+      __builtin_amdgcn_s_barrier();
+      buf ^= 1;
+      ++r;
+    }
+  } else {
+    const int stid = tid - 128;
+    const int sw = stid >> 6;
+    constexpr int kGldsWaves = Cfg::kSlabThreads / 64;
+    const int64_t slab_stride = static_cast<int64_t>(Op / 16) * (kC * 16 * kP);
+    auto rows_of = [&](const F4Item& it, uint32_t (&xoff)[kPer],
+                       int (&slot)[kPer]) __attribute__((always_inline)) {
+      const int nseg = it.n0 < kT ? 1 + (kT - it.n0 + TW - 1) / TW : 1;
+      const int rs = kT + 2 * nseg;
+#pragma unroll
+      for (int k = 0; k < kPer; ++k) {
+        const int e = (stid + k * Cfg::kSlabThreads) % (kC * 6 * rs);
+        const int c = e / (6 * rs);
+        const int er = e - c * 6 * rs;
+        const int i = er / rs;
+        const int q = er - i * rs;
+        int g;
+        const int ck = f4_rows_segment(q, it.n0, TW, &g);
+        const int tf = g == 0 ? it.t0 : it.t0 + it.n0 + (g - 1) * TW;
+        const int n = tf / tpi;
+        const int rem = tf - n * tpi;
+        const int ty = rem / TW;
+        const int yy = 4 * ty - 1 + i;
+        const int xx = 4 * (rem - ty * TW - 1 + ck);
+        const bool ok = tf < P && yy >= 0 && yy < H && xx >= 0 && xx < W;
+        const int64_t idx = (static_cast<int64_t>(n) * R + c) * HW + static_cast<int64_t>(yy) * W + xx;
+        xoff[k] = ok ? static_cast<uint32_t>(idx * 4) : kBadRow;
+        slot[k] = (c * Rows::kCS + i * kRS + q) * 4;
+      }
+    };
+    static_assert(kPer * Cfg::kSlabThreads >= kC * 6 * kRS, "every chunk has a lane");
+    auto slab_of = [&](const F4Item& it) {
+      return u + static_cast<int64_t>(it.o0 / 16) * (kC * 16 * kP) + it.s0 * slab_stride;
+    };
+    auto load_rows = [&](floatx4 (&rreg)[kPer], const uint32_t (&xoff)[kPer], int s) {
+#pragma unroll
+      for (int k = 0; k < kPer; ++k) {
+        const auto v = __builtin_amdgcn_raw_buffer_load_b128(xr, xoff[k] + s * step_bytes, 0, 0);
+        rreg[k] = floatx4{__uint_as_float(v[0]), __uint_as_float(v[1]), __uint_as_float(v[2]),
+                          __uint_as_float(v[3])};
+      }
+    };
+    const uint32_t raw_lds = static_cast<uint32_t>(reinterpret_cast<uintptr_t>((lds_void_t*)raw));
+    auto store_rows = [&](const floatx4 (&rreg)[kPer], const int (&slot)[kPer], int slot_index) {
+#pragma unroll
+      for (int k = 0; k < kPer; ++k) {
+        const uint32_t ad = raw_lds + (slot_index * kSlot + slot[k]) * 4;
+        asm volatile("ds_write_b128 %0, %1" ::"v"(ad), "v"(rreg[k]) : "memory");
+      }
+    };
+    uint32_t xa[kPer], xb[kPer];
+    int sa[kPer], sb[kPer];
+    rows_of(a, xa, sa);
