#define PT_PAIR_U(x) ((uint32_t)__builtin_amdgcn_update_dpp(0, (int)(x), 0xB1, 0xF, 0xF, false))
#define PT_PAIR_F(x) __builtin_bit_cast(float, __builtin_amdgcn_update_dpp(0, __builtin_bit_cast(int, (x)), 0xB1, 0xF, 0xF, false))
PT_DEV void node_step_coop(const PtScene& sc, LaneRay& r, TravCtx& c, bool w_node, unsigned long long m_node) {
    constexpr unsigned long long kEven = 0x5555555555555555ull, kOdd = 0xAAAAAAAAAAAAAAAAull;
    const unsigned long long ev = m_node & kEven, od = m_node & kOdd;
    const unsigned long long m_y = ev | (ev << 1), m_z = od | (od >> 1);
    if (__builtin_amdgcn_inverse_ballot_w64(m_y | m_z)) {
        const uint32_t ref = r.top;
        const uint32_t no = ref << 7;
        const char* nb = reinterpret_cast<const char*>(sc.nodes);
        uint32_t top = PT_EMPTY_REF;
        const bool in_lds = w_node && no < c.top_bytes;
        if (w_node) { r.sa -= PT_SLOT; top = lds_load(r.sa); c.n_nodes++; c.n_nodes_lds += in_lds ? 1u : 0u; }
        const unsigned long long m_lds = __ballot(in_lds), le = m_lds & kEven, lo = m_lds & kOdd;
        const unsigned long long y_lds = le | (le << 1), z_lds = lo | (lo >> 1);
        const uint32_t base = in_lds ? c.top_lds + no - (no >> 3) : no;
        uint32_t a1 = base + r.o_nx, a2 = base + r.o_ny, a3 = base + r.o_nz;
        uint32_t b1 = PT_PAIR_U(base + r.o_fx), b2 = PT_PAIR_U(base + r.o_fy), b3 = PT_PAIR_U(base + r.o_fz);
        unsigned long long sv;
        asm volatile("s_mov_b64 %[sv], exec\n\ts_and_b64 exec, exec, %[om]\n\tv_swap_b32 %0, %3\n\tv_swap_b32 %1, %4\n\tv_swap_b32 %2, %5\n\ts_mov_b64 exec, %[sv]"
                     : "+v"(a1), "+v"(a2), "+v"(a3), "+v"(b1), "+v"(b2), "+v"(b3), [sv] "=&s"(sv) : [om] "s"(kOdd));
        float4 x1, x2, x3, x4, x5, x6;
        uint4 ch;
        if (__builtin_amdgcn_inverse_ballot_w64(m_y & y_lds)) { x1 = lds_load4(a1); x2 = lds_load4(a2); x3 = lds_load4(a3); }
        if (__builtin_amdgcn_inverse_ballot_w64(m_z & z_lds)) { x4 = lds_load4(b1); x5 = lds_load4(b2); x6 = lds_load4(b3); }
        if (in_lds) ch = lds_load4u(base + 96u);
        if (__builtin_amdgcn_inverse_ballot_w64(m_y & ~y_lds)) {
            x1 = *reinterpret_cast<const float4*>(nb + a1); x2 = *reinterpret_cast<const float4*>(nb + a2); x3 = *reinterpret_cast<const float4*>(nb + a3);
        }
        if (__builtin_amdgcn_inverse_ballot_w64(m_z & ~z_lds)) {
            x4 = *reinterpret_cast<const float4*>(nb + b1); x5 = *reinterpret_cast<const float4*>(nb + b2); x6 = *reinterpret_cast<const float4*>(nb + b3);
        }
        if (__builtin_amdgcn_inverse_ballot_w64(m_node & ~m_lds)) ch = *reinterpret_cast<const uint4*>(nb + (no + 96u));
        asm volatile("s_mov_b64 %[sv], exec\n\ts_and_b64 exec, exec, %[om]\n\t"
                     "v_swap_b32 %0, %12\n\tv_swap_b32 %1, %13\n\tv_swap_b32 %2, %14\n\tv_swap_b32 %3, %15\n\t"
                     "v_swap_b32 %4, %16\n\tv_swap_b32 %5, %17\n\tv_swap_b32 %6, %18\n\tv_swap_b32 %7, %19\n\t"
                     "v_swap_b32 %8, %20\n\tv_swap_b32 %9, %21\n\tv_swap_b32 %10, %22\n\tv_swap_b32 %11, %23\n\t"
                     "s_mov_b64 exec, %[sv]\n\ts_nop 1"
                     : "+v"(x1.x), "+v"(x1.y), "+v"(x1.z), "+v"(x1.w), "+v"(x2.x), "+v"(x2.y), "+v"(x2.z), "+v"(x2.w), "+v"(x3.x), "+v"(x3.y), "+v"(x3.z), "+v"(x3.w),
                       "+v"(x4.x), "+v"(x4.y), "+v"(x4.z), "+v"(x4.w), "+v"(x5.x), "+v"(x5.y), "+v"(x5.z), "+v"(x5.w), "+v"(x6.x), "+v"(x6.y), "+v"(x6.z), "+v"(x6.w), [sv] "=&s"(sv)
                     : [om] "s"(kOdd));
        const float ox = r.o.x, oy = r.o.y, oz = r.o.z, ix = r.idir.x, iy = r.idir.y, iz = r.idir.z;
#define PT_SLAB(C) (v_min3(v_min(r.tmax, (PT_PAIR_F(x4.C) - ox) * ix), (PT_PAIR_F(x5.C) - oy) * iy, (PT_PAIR_F(x6.C) - oz) * iz) >= \
                    v_max3(v_max(r.tmin, (x1.C - ox) * ix), (x2.C - oy) * iy, (x3.C - oz) * iz))
        const bool h0 = PT_SLAB(x), h1 = PT_SLAB(y), h2 = PT_SLAB(z), h3 = PT_SLAB(w);
#undef PT_SLAB
        const bool T = __builtin_amdgcn_ubfe(r.sbits, __builtin_amdgcn_ubfe(ch.x, PT_REF_AXIS_SHIFT, 2), 1) != 0u;
        const bool L = __builtin_amdgcn_ubfe(r.sbits, __builtin_amdgcn_ubfe(ch.y, PT_REF_AXIS_SHIFT, 2), 1) != 0u;
        const bool R = __builtin_amdgcn_ubfe(r.sbits, __builtin_amdgcn_ubfe(ch.w, PT_REF_AXIS_SHIFT, 2), 1) != 0u;
        const uint32_t l0 = L ? ch.x : ch.y, l1 = L ? ch.y : ch.x, r0 = R ? ch.z : ch.w, r1 = R ? ch.w : ch.z;
        const uint32_t c0 = T ? l0 : r0, c1 = T ? l1 : r1, c2 = T ? r0 : l0, c3 = T ? r1 : l1;
        const unsigned long long H0 = __ballot(h0) & m_node, H1 = __ballot(h1) & m_node, H2 = __ballot(h2) & m_node, H3 = __ballot(h3) & m_node;
        const unsigned long long Tm = __ballot(T), Lm = __ballot(L), Rm = __ballot(R);
        const unsigned long long yl = Lm & (H0 ^ H1), el0 = H1 ^ yl, el1 = H0 ^ yl;
        const unsigned long long yr = Rm & (H2 ^ H3), er0 = H3 ^ yr, er1 = H2 ^ yr;
        const unsigned long long y0 = Tm & (el0 ^ er0), e0 = er0 ^ y0, e2 = el0 ^ y0;
        const unsigned long long y1 = Tm & (el1 ^ er1), e1 = er1 ^ y1, e3 = el1 ^ y1;
        fs_push4_exec(r.sa, top, c0, c1, c2, c3, e0, e1, e2, e3);
        if (w_node) r.top = top;
    }
}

Required action: Only the number should be given: how many lines of the data contain the word "stid"?

Answer to this exercise: 3